But I read from the updated version of the NRSV, which was published in 2021. I like what the updated NRSV has done because it more accurately reflects the Hebrew way of understanding how God creates. God does not create from a formless void, i.e., from sheer nothingness; God creates by giving form and shape to chaos the way a potter shapes a formless blob of clay into something recognizable—a bowl, perhaps, or a pitcher.
There are even hints within that opening verse that the so-called “formless void” is not truly void of all form. Darkness is said to cover “the face of the deep, while a wind from God swept over the face of the waters.” Those two phrases, “the face of the deep” and “the face of the waters,” suggest a kind of watery, primordial chaos that is present with God before creation. In creating, God orders that chaos into the coherent world that we recognize.
Interesting, you might think, but who cares? Why does this matter? What difference does it make whether God creates from true nothingness or by bringing order to chaos? It matters because of what it says about God and what it says about us.
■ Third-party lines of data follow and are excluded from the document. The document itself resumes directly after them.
# Gabriel-SGama/Semantic-SuperPoint

Hardware: AMD Instinct MI355X
Metric: image-pairs/sec at 240x320 bs32 (pair training step) (higher is better)
Workload: dtype f32

## Files before the change

### include/ssp_hip.h

```cpp
#ifndef SSP_HIP_H
#define SSP_HIP_H

#include <stddef.h>
#include <stdint.h>

#ifdef __cplusplus
extern "C" {
#endif

typedef struct ssp_handle ssp_handle;

enum { SSP_ARCH_GAUSS2 = 0, SSP_ARCH_GAUSS2_SSMALL = 1 };
enum { SSP_NREP = 32 };

typedef struct {
  int arch;
  int n_classes;
  int max_batch;
  int height;
  int width;
  int n_match;
  int n_non;
  int dense_loss;
} ssp_config;
// ... 333 lines not shown
int ssp_op_world_correspondences(const double* x_dev, const int32_t* state_dev, int map_cap, const float* match_dev,
                                 const int32_t* n_match_dev, int cap, const double* pts_new_dev, int pt_stride,
                                 const int32_t* count_new_dev, int point_cap, double* corr_dev, int32_t* n_corr_dev, void* stream);
int ssp_world_repair(const double* rw_dev, const double* c_dev, const int32_t* status_dev, double* state_dev, double* table_dev,
                     int capacity, int map_cap, int32_t* world_state_dev, void* stream);

#define SSP_LOOP_MAX_EDGES 256
#define SSP_LOOP_EDGE_WORDS 16
#define SSP_LOOP_STATE_WORDS 8
#define SSP_LOOP_CAND_WORDS 16
#define SSP_LOOP_MAX_INNER 8
#define SSP_LOOP_INFO_WORDS 8
#define SSP_LOOP_MAX_ITERATIONS 64
#define SSP_POSE_FLAG_LOOP 32
size_t ssp_pose_graph_workspace_bytes(int capacity);
int ssp_op_loop_correspondences(const double* x_dev, const int32_t* last_dev, const int32_t* state_dev, int map_cap,
                                const float* match_dev, const int32_t* n_match_dev, int cap, const double* pts_new_dev, int pt_stride,
                                const int32_t* count_new_dev, int point_cap, const double* landmarks_dev,
                                const int32_t* n_landmarks_dev, int row_cap, int f, int min_gap, double* corr_dev, double* xnew_dev,
                                int32_t* n_dev, void* stream);
int ssp_loop_edge(const double* rw_dev, const double* c_dev, const uint8_t* mask_dev, const int32_t* status_dev,
                  const double* corr_dev, const double* xnew_dev, const int32_t* n_dev, int cap, const int32_t* last_dev, int map_cap,
                  const double* table_dev, int capacity, int f, int min_inliers, int cooldown, double weight, double* edges_dev,
                  int32_t* state_dev, double* cand_dev, void* stream);
int ssp_pose_graph(const double* table_dev, int capacity, const double* edges_dev, const int32_t* state_dev, int f, int iterations,
                   void* workspace_dev, double* rw_out_dev, double* c_out_dev, double* sigma_out_dev, double* info_dev, void* stream);
int ssp_loop_apply(const double* info_dev, const double* rw_new_dev, const double* c_new_dev, const double* sigma_dev,
                   int32_t* loop_state_dev, int f, double* state_dev, double* table_dev, int capacity, double* x_dev,
                   const int32_t* last_dev, const int32_t* world_state_dev, int map_cap, void* stream);

#define SSP_EVAL_ACC_MAX_PAIRS 128
#define SSP_EVAL_ROW_WORDS 16
#define SSP_EVAL_STATE_WORDS 16
int ssp_eval_pixel_homographies(const float* hn_dev, int n_pairs, int height, int width, double* hom_dev, double* hom_inv_dev,
                                void* stream);
int ssp_eval_accumulate(const double* rep_dev, const double* h_dev, const int32_t* n_inlier_dev, const int32_t* status_dev,
                        const double* ap_dev, const int32_t* n1_dev, int pair_stride, const double* hom_dev, int n_pairs,
                        int corner_h, int corner_w, const double* thresholds, int64_t first_pair, double* rows_dev,
                        int64_t capacity, double* state_dev, void* stream);

#define SSP_DET_EVAL_MAX_R2 64
#define SSP_DET_EVAL_STATE_WORDS 80
#define SSP_DET_EVAL_CURVE_TILE 1024
typedef struct ssp_det_eval_params {
  int32_t height, width;
  float remove_zero;
  int32_t r2;
  float prob_thresh;
  int32_t simplified;
} ssp_det_eval_params;
size_t ssp_det_eval_workspace_bytes(const ssp_det_eval_params* p, int b, int cap);
int ssp_op_det_tp_fp(const float* prob_dev, const void* labels_dev, int labels_u8, const ssp_det_eval_params* p, int b,
                     void* workspace_dev, int64_t* keys_dev, int64_t capacity, int64_t* state_dev, void* stream);
int ssp_op_det_tp_fp_points(const float* pts_dev, const int32_t* count_dev, int cap, const void* labels_dev, int labels_u8,
                            const ssp_det_eval_params* p, int b, void* workspace_dev, int64_t* keys_dev, int64_t capacity,
                            int64_t* state_dev, void* stream);
size_t ssp_det_pr_curve_workspace_bytes(int64_t n_records);
int ssp_op_det_pr_curve(const int64_t* sorted_keys_dev, int64_t n_records, const int64_t* state_dev, void* workspace_dev,
                        float* prob_dev, uint8_t* tp_dev, double* precision_dev, double* recall_dev, double* map_dev,
                        void* stream);

#define SSP_TRACK_MAX_LENGTH 16
size_t ssp_track_workspace_bytes(int max_length, int point_cap, int row_cap);
int ssp_op_track_update(const int32_t* ids_in_dev, const int32_t* tid_in_dev, const double* score_in_dev,
                        const int32_t* state_in_dev, const float* match_dev, const double* match_score64_dev,
                        const int32_t* n_match_dev, const int32_t* n_points_dev, int max_length, int point_cap, int row_cap,
                        void* workspace_dev, int32_t* ids_out_dev, int32_t* tid_out_dev, double* score_out_dev,
                        int32_t* state_out_dev, void* stream);
int ssp_op_track_select(const int32_t* ids_dev, const int32_t* tid_dev, const double* score_dev, const int32_t* state_dev,
                        int max_length, int row_cap, int min_length, void* workspace_dev, double* tracks_dev,
                        int32_t* n_tracks_dev, void* stream);
int ssp_op_track_points(const double* tracks_dev, const int32_t* n_tracks_dev, const double* pts_dev, const int32_t* state_dev,
                        int max_length, int point_cap, int track_cap, int first_slot, double* xy_dev, void* stream);
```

Are you familiar with the concept of entropy in physics? In far too simplistic terms—but terms that this English major can understand—entropy is the degree of disorder or randomness in a closed system. Beyond the realm of physics, entropy refers to a gradual decline into disorder. For example, a church building, if not regularly maintained, tends toward disorder. Over time brick mortar disintegrates, allowing water to seep in and mold to grow. The paint on window frames cracks and flakes, exposing the wood to rot. Roof shingles separate and fall to the ground, exposing the roof to water leaks. Asphalt cracks, creating debris and leaving space for weeds to grow. I could go on. Believe me, I could.
Human sin is an entropy machine. Our sin—both our individual sins and our collective sins—manufacture disorder. We create chaos. When we gossip, when we deceive others, when we lie to ourselves to justify our wrongs, when we hold grudges, when we take what isn’t ours, when we treat others as a means to an end or as unworthy of consideration, when we cut off aid to the world’s poor while building gilded ballrooms we disorder the world as God intended. God has neatly set the table and invited us to sit down, and we’ve said, “No thank you” and swept our arm across the table knocking every plate, every glass, every utensil to the floor. Chaos!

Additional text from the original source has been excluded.